# EXERCISE:
Every line of the following records that includes "nullptr" should be copied.

# TASK INPUTS:
- Opening Delimiter -

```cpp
extern "C" __global__ void cpecan_k_general(DevGeneralArgs, DevParams);
// ... 1631 lines not shown
    b->maxWidth = plan.maxWidth;
    b->compactPairs = plan.maxLXY + m.xReach < 65536;
    b->nModels = m.nModels(c);
    b->expectLen = m.expectLen;
    b->P.threshold = bp.threshold;
    b->P.minDiags = bp.minDiagsBetweenTraceBack;
    b->P.tbDiags = bp.traceBackDiagonals;
    b->P.expansion = bp.diagonalExpansion;
    b->P.mode = in.mode;
    b->P.debug = (d.flags & CPECAN_FLAG_DEBUG_DUMP) ? 1 : 0;
    b->P.unbanded = in.unbanded ? 1 : 0;
    b->P.scanDecode = (d.flags & CPECAN_FLAG_SCAN_DECODE) ? 1 : 0;
    b->P.logThrSlack = bp.threshold > 0.0 ? log(bp.threshold) - 1e-3 : -INFINITY;
    b->P.ldsWidth = 0;
    b->P.expectResweep = 0;
    if (d.build) {
        b->sy = d.build;
        b->trackRow = b->sy->once->trackRowDoubles;
    }
    b->hItems = plan.items;
    return b;
}


static int upload_sequences(cpecan_batch *b, const BatchInput &in) {
    cpecan_ctx *c = b->ctx;
    const MachineRow &m = MACHINES[b->machine];
    const int64_t nItems = in.nItems, nX = in.nX, nEvents = in.nEvents;
    B_TRY(b->items.alloc((size_t) nItems));
    B_TRY(hipMemcpyAsync(b->items.p, b->hItems.data(), (size_t) nItems * sizeof(DevItem), hipMemcpyHostToDevice, c->prep));
// ... 384 lines not shown
    all.kidx = b->kidx.p; all.kid = b->kid.p; all.Fring = b->Fstore.p; all.ringDoubles = b->ringDoubles;
    all.ringD = b->ringD; all.states = b->syStates.p; all.stateBytes = b->stateBytes; all.pairs = b->pairs.p;
    all.pairLogp = b->pairLogp.p; all.totXay = b->totXay.p; all.totVal = b->totVal.p; all.scratch = b->syScratch.p;
    all.scratchBytes = b->scratchBytes; all.Bring = b->Bring.p; all.bringRow = sy->bringRowDoubles;
    all.expect = b->expect.p; all.nPairs = b->nPairs.p; all.nTot = b->nTot.p; all.nCells = b->nCells.p;
    all.models = (const double *) MACHINES[b->machine].models(c);
    if (sy->machine == SWEEP_HDP) {
        for (const DevHdpModel &m : c->hostModelsH)
            if (m.t[T_GAP_SWITCH_TO_X] > -INFINITY) all.withSwitch = 1;
    } else if (sy->machine == SWEEP_STRAWMAN) {
        for (int m = 0; m < c->nModels; m++)
            if (c->switchToX[(size_t) m] > -INFINITY) all.withSwitch = 1;
    }
    int rc = sy->once->launch_track(L->fwd, all);
    const bool asmRun = b->useAsm && !all.withSwitch && rc == 0;
    AsmArgs asmArgs{};
    if (asmRun) {
        asmArgs.items = b->items.p; asmArgs.trackBase = b->trackBase.p; asmArgs.planWin = b->planWin.p;
        asmArgs.planCtl = b->planCtl.p; asmArgs.planOff = b->planOff.p; asmArgs.events = b->events.p;
        asmArgs.models = c->models.p; asmArgs.track = b->track.p; asmArgs.ring = b->Fstore.p;
        asmArgs.ringDoubles = b->ringDoubles; asmArgs.states = b->syStates.p; asmArgs.ctx = b->asmCtx.p;
        asmArgs.ctxBytes = ASM_CTX_BYTES; asmArgs.coef = cpecan_asm_coef(c->device); asmArgs.nItems = (int) b->nItems;
        asmArgs.ringD = b->ringD; asmArgs.maxWindows = b->asmMaxWindows; asmArgs.scratch = b->syScratch.p;
        asmArgs.scratchBytes = b->scratchBytes; asmArgs.logThrSlack = b->P.logThrSlack; asmArgs.modelStride = CP_MODEL_STRIDE;
        asmArgs.maskTab = b->asmMasks.p;
        rc = cpecan_asm_launch_begin(L->fwd, b->items.p, b->nItems, b->Fstore.p, b->ringDoubles);
        if (getenv("CPECAN_ASM_TRACE")) {
            auto span = [](const char *what, const void *p, size_t bytes) {
                fprintf(stderr, "[cpecan asm]   %-10s %p .. %p (%zu bytes)\n", what, p, (const char *) p + bytes, bytes);
            };
// ... 631 lines not shown
```
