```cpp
extern "C" int wsl_bilinear_up2_fwd(const float* u, float* out, int64_t out_bs, int N, int C, int h, int w, void* stream) {
  return wsl_bilinear_up2_fwd_amax(u, out, out_bs, N, C, h, w, nullptr, 0, nullptr, stream);
}

extern "C" int wsl_bilinear_up2_bwd(const float* dout, int64_t dout_bs, float* du, int N, int C, int h, int w,
                                    void* stream) {
  WSL_REQUIRE(dout && du && N > 0 && C > 0 && h > 0 && w > 0, "bilinear_up2_bwd: bad args");
  WSL_REQUIRE(dout_bs >= (int64_t)C * 4 * h * w, "bilinear_up2_bwd: dout batch stride too small");
  ProfScope ps(PF_BILINEAR, 0.0, 20.0 * (double)N * C * h * w, stream);
  if (up2_fast_ok(dout, dout_bs, w)) {
    const int ltj = ilog2(w < 64 ? w : 64);
    if (h % 32 == 0) {
      WSL_LAUNCH(bilinear_up2_bwd4_kernel<32>, dim3((w >> ltj) * (h / 32), C, N), dim3(kThreads), 0, stream, dout, dout_bs, du, C, h, w, ltj);
    } else {
      WSL_LAUNCH(bilinear_up2_bwd4_kernel<16>, dim3((w >> ltj) * cdiv(h, 16), C, N), dim3(kThreads), 0, stream, dout, dout_bs, du, C, h, w, ltj);
    }
    return check_launch("bilinear_up2_bwd4_kernel");
  }
  WSL_LAUNCH(bilinear_up2_bwd_kernel, dim3(cdiv(h * w, kChunk), C, N), dim3(kThreads), 0, stream, dout, dout_bs, du, C,
             h, w);
  return check_launch("bilinear_up2_bwd_kernel");
}
```

wsl4mis_amd/csrc/wsl_conv.hip:

```cpp
#include <stdio.h>
#include <stdlib.h>

#include "wsl_rt.h"

namespace wsl {

struct TileSrc {
  WslSrc a, b;
  int H, W, Ci;
};

__device__ __forceinline__ float tile_value(const TileSrc& t, int n, int c, int gy, int gx) {
  if (c >= t.Ci || gy < 0 || gy >= t.H || gx < 0 || gx >= t.W) return 0.f;
  const int64_t hw = (int64_t)t.H * t.W;
  const int64_t off = (int64_t)gy * t.W + gx;
  if (c < t.a.C) return src_value(t.a, n, c, n * t.a.bs + c * hw + off, ((int64_t)n * t.a.C + c) * hw + off);
  c -= t.a.C;
  return src_value(t.b, n, c, n * t.b.bs + c * hw + off, ((int64_t)n * t.b.C + c) * hw + off);
}

struct ConvP {
  TileSrc in;
  const float* w;
  const float* bias;
// ... 361 lines not shown
    constexpr int PER = C::PP * (C::KK + 1) * 4;
    float* mine = red + (wave * 64 + lane) * PER;
#pragma unroll
    for (int j = 0; j < C::PP; ++j) {
#pragma unroll
      for (int t = 0; t < C::KK; ++t)
#pragma unroll
        for (int r = 0; r < 4; ++r) mine[(j * (C::KK + 1) + t) * 4 + r] = acc[j][t][r];
#pragma unroll
      for (int r = 0; r < 4; ++r) mine[(j * (C::KK + 1) + C::KK) * 4 + r] = accb[j][r];
    }
    __syncthreads();
    if (wk == 0) {
#pragma unroll
      for (int j = 0; j < C::PP; ++j) {
#pragma unroll
        for (int t = 0; t <= C::KK; ++t)
#pragma unroll
          for (int r = 0; r < 4; ++r) {
            float s = 0.f;
            for (int k = 0; k < WK; ++k) s += red[((k * C::WP + wp) * 64 + lane) * PER + (j * (C::KK + 1) + t) * 4 + r];
            if (t < C::KK) acc[j][t][r] = s; else accb[j][r] = s;
          }
      }
    }
  }
  if (wk == 0) {
#pragma unroll
    for (int j = 0; j < C::PP; ++j) {
      const int pr = wp * C::PP + j, cot = pr / C::IBT, cit = pr % C::IBT;
      const int ci = ci0 + cit * 16 + (lane & 15);
#pragma unroll
      for (int r = 0; r < 4; ++r) {
        const int co = co0 + cot * 16 + (lane >> 4) * 4 + r;
        if (co < p.Co && ci < Ci) {
#pragma unroll
          for (int t = 0; t < C::KK; ++t)
            p.part_dw[(((int64_t)split * C::KK + t) * p.Co + co) * Ci + ci] = acc[j][t][r];
        }
        if (want_db && cit == 0 && (lane & 15) == 0 && co < p.Co) p.part_db[(int64_t)split * p.Co + co] = accb[j][r];
      }
    }
  }
}

template <int SG>
__global__ __launch_bounds__(256) void wgrad_reduce_kernel(const float* part_dw, const float* part_db, float* dw,
                                                           float* db, int Co, int Ci, int KK, int nsplit) {
  __shared__ float red[kThreads];
  constexpr int EPB = kThreads / SG;
  const int64_t E = (int64_t)KK * Co * Ci;
  const int64_t total = E + (db ? Co : 0);
  const int el = threadIdx.x % EPB, sg = threadIdx.x / EPB;
  const int64_t e = (int64_t)blockIdx.x * EPB + el;
  float s = 0.f;
  if (e < total) {
    const float* src = e < E ? part_dw + e : part_db + (e - E);
    const int64_t stride = e < E ? E : Co;
    for (int k = sg; k < nsplit; k += SG) s += src[k * stride];
  }
  red[threadIdx.x] = s;
  __syncthreads();
  if (sg == 0 && e < total) {
    float t = 0.f;
#pragma unroll
    for (int k = 0; k < SG; ++k) t += red[k * EPB + el];
    if (e < E) {
      const int tap = (int)(e / ((int64_t)Co * Ci));
      const int64_t rem = e - (int64_t)tap * Co * Ci;
      dw[rem * KK + tap] = t;
    } else {
      db[e - E] = t;
    }
  }
}

#ifdef WSL_EXPERIMENTS
static std::atomic<int> g_forced_wgrad_wgs{0};
int forced_wgrad_wgs() { return g_forced_wgrad_wgs.load(); }
#endif
struct WgPlan {
  int th, tw, cb, ib, wk, nsplit, items, tiles_x, tiles_y, co_blocks, ci_blocks;
};
static WgPlan wgrad_plan(int N, int H, int W, int Ci, int Co, bool v2 = false, bool wide = false) {
  WgPlan g;
  const bool small = (Co <= 16 || Ci <= 16);
  if (small) {
    g.cb = g.ib = 16, g.wk = 4;
    if (W >= 64) g.th = v2 ? 4 : 8, g.tw = 64; else if (W >= 32) g.th = v2 ? 4 : 8, g.tw = 32; else g.th = v2 ? 8 : 16, g.tw = 16;
  } else {
    g.cb = g.ib = 32, g.wk = 1;
    if (wide) g.cb = 64;
    if (W >= 32) g.th = v2 ? 4 : 8, g.tw = 32; else g.th = v2 ? 8 : 16, g.tw = 16;
  }
  g.tiles_x = cdiv(W, g.tw), g.tiles_y = cdiv(H, g.th);
  g.items = N * g.tiles_x * g.tiles_y;
  g.co_blocks = cdiv(Co, g.cb), g.ci_blocks = cdiv(Ci, g.ib);
  static const int wgs = WSL_TUNE("WSL_WGRAD_WGS", 768);
  int want = (forced_wgrad_wgs() > 0 ? forced_wgrad_wgs() : wide ? 512 : wgs) / (g.co_blocks * g.ci_blocks);
  if (want < 1) want = 1;
  g.nsplit = g.items < want ? g.items : want;
  return g;
}

template <int KS, int TH, int TW, int CB, int IB, int WK>
static int launch_wgrad(WgradP& p, const WgPlan& g, void* stream) {
  using C = WgradCfg<KS, TH, TW, CB, IB, WK>;
  auto kern = wgrad_mfma_kernel<KS, TH, TW, CB, IB, WK>;
  static bool attr_done = false;
  if (!attr_done) {
    (void)WSL_SET_MAX_DYN_SMEM(kern, C::SMEM);
    attr_done = true;
  }
  dim3 grid(g.co_blocks * g.ci_blocks, g.nsplit);
  const double px = (double)p.N * p.in.H * p.in.W;
  void* tok = prof_begin(PF_WGRAD_DIRECT, 2.0 * px * p.Co * p.in.Ci * KS * KS, 4.0 * px * (p.Co + p.in.Ci), stream);
  WSL_LAUNCH(kern, grid, dim3(kThreads), C::SMEM, stream, p);
  prof_end(tok, stream);
  return check_launch("wgrad_mfma_kernel");
}

template <int KS>
static int dispatch_wgrad(WgradP& p, const WgPlan& g, void* stream) {
#define WSL_CASE(TH_, TW_, CB_, WK_) \
  if (g.th == TH_ && g.tw == TW_ && g.cb == CB_) return launch_wgrad<KS, TH_, TW_, CB_, CB_, WK_>(p, g, stream);
  WSL_CASE(8, 64, 16, 4)
  WSL_CASE(8, 32, 16, 4)
  WSL_CASE(16, 16, 16, 4)
  WSL_CASE(8, 32, 32, 1)
  WSL_CASE(16, 16, 32, 1)
#undef WSL_CASE
  set_error("wgrad: no kernel for tile %dx%d cb %d", g.th, g.tw, g.cb);
  return WSL_EUNSUPPORTED;
}

}

namespace wsl {
bool conv2_eligible(const WslSrc& a, const WslSrc* b, const float* y, int64_t y_bs, int W, int Ci);
int conv2_pack(const float* w, float* wp, int Co, int Ci, int ks, int wmode, void* stream);
int conv2_fwd(const WslSrc& a, const WslSrc* b, const float* wp, const float* bias, float* y, int64_t y_bs, int N, int H,
              int W, int Co, int ks, int is_dgrad, int th, int tw, int co_t, float* stat_part, float* stat_cnt,
              int slots, void* stream, const BnBwdEpi* bn = nullptr, int* bn_done = nullptr);
int wgrad_small_kind(const WslSrc& a, const WslSrc* b, int H, int W, int Co, int ks);
int wgrad_small_launch(int kind, const WslSrc& a, const float* dy, int64_t dy_bs, float* part_dw, float* part_db, int N,
                       int H, int W, int nsplit, void* stream);
bool conv_cls_eligible(const WslSrc& a, const WslSrc* b, const float* y, int64_t y_bs, int H, int W, int Co, int ks,
                       const float* stat_part);
bool conv_nk16_eligible(const WslSrc& a, const WslSrc* b, const float* y, int64_t y_bs, int H, int W, int Co, int ks, int th, int tw);
int conv_nk16_launch(const WslSrc& a, const float* wp, const float* bias, float* y, int64_t y_bs, int N, int H, int W, bool dgrad,
                     float* stat_part, float* stat_cnt, int slots, const BnBwdEpi* bn, int* bn_done, void* stream);
int conv_cls_launch(const WslSrc& a, const float* wp, const float* bias, float* y, int64_t y_bs, int N, int H, int W,
                    void* stream);
int wino_pack(const float* w, float* u, int Co, int Ci, int dgrad, void* stream);
int wino_fwd(const WslSrc& a, const WslSrc* b, const float* u, const float* bias, float* y, int64_t y_bs, int N, int H,
             int W, int Co, int is_dgrad, float* stat_part, float* stat_cnt, int slots, void* stream,
             const BnBwdEpi* bn = nullptr, int* bn_done = nullptr);
bool wgrad2_eligible(const WslSrc& a, const WslSrc* b, const float* dy, int64_t dy_bs, int W);
bool wgrad2s_wide_ok(const WslSrc& a, const WslSrc* b, int H, int W, int Co, int ks);
bool wgrad_wino_ok(const WslSrc& a, const WslSrc* b, int H, int W, int Co, int ks, int th, int tw, int cb, int ib);
int wgrad2_launch(const WslSrc& a, const WslSrc* b, const float* dy, int64_t dy_bs, float* part_dw, float* part_db, int N,
                  int H, int W, int Co, int ks, int th, int tw, int cb, int ib, int nsplit, int items, int tiles_x,
                  int tiles_y, int co_blocks, int ci_blocks, void* stream);
}
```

- Closing Delimiter -

# RESULT FOR THIS EXERCISE:
  return wsl_bilinear_up2_fwd_amax(u, out, out_bs, N, C, h, w, nullptr, 0, nullptr, stream);
              int slots, void* stream, const BnBwdEpi* bn = nullptr, int* bn_done = nullptr);
             const BnBwdEpi* bn = nullptr, int* bn_done = nullptr);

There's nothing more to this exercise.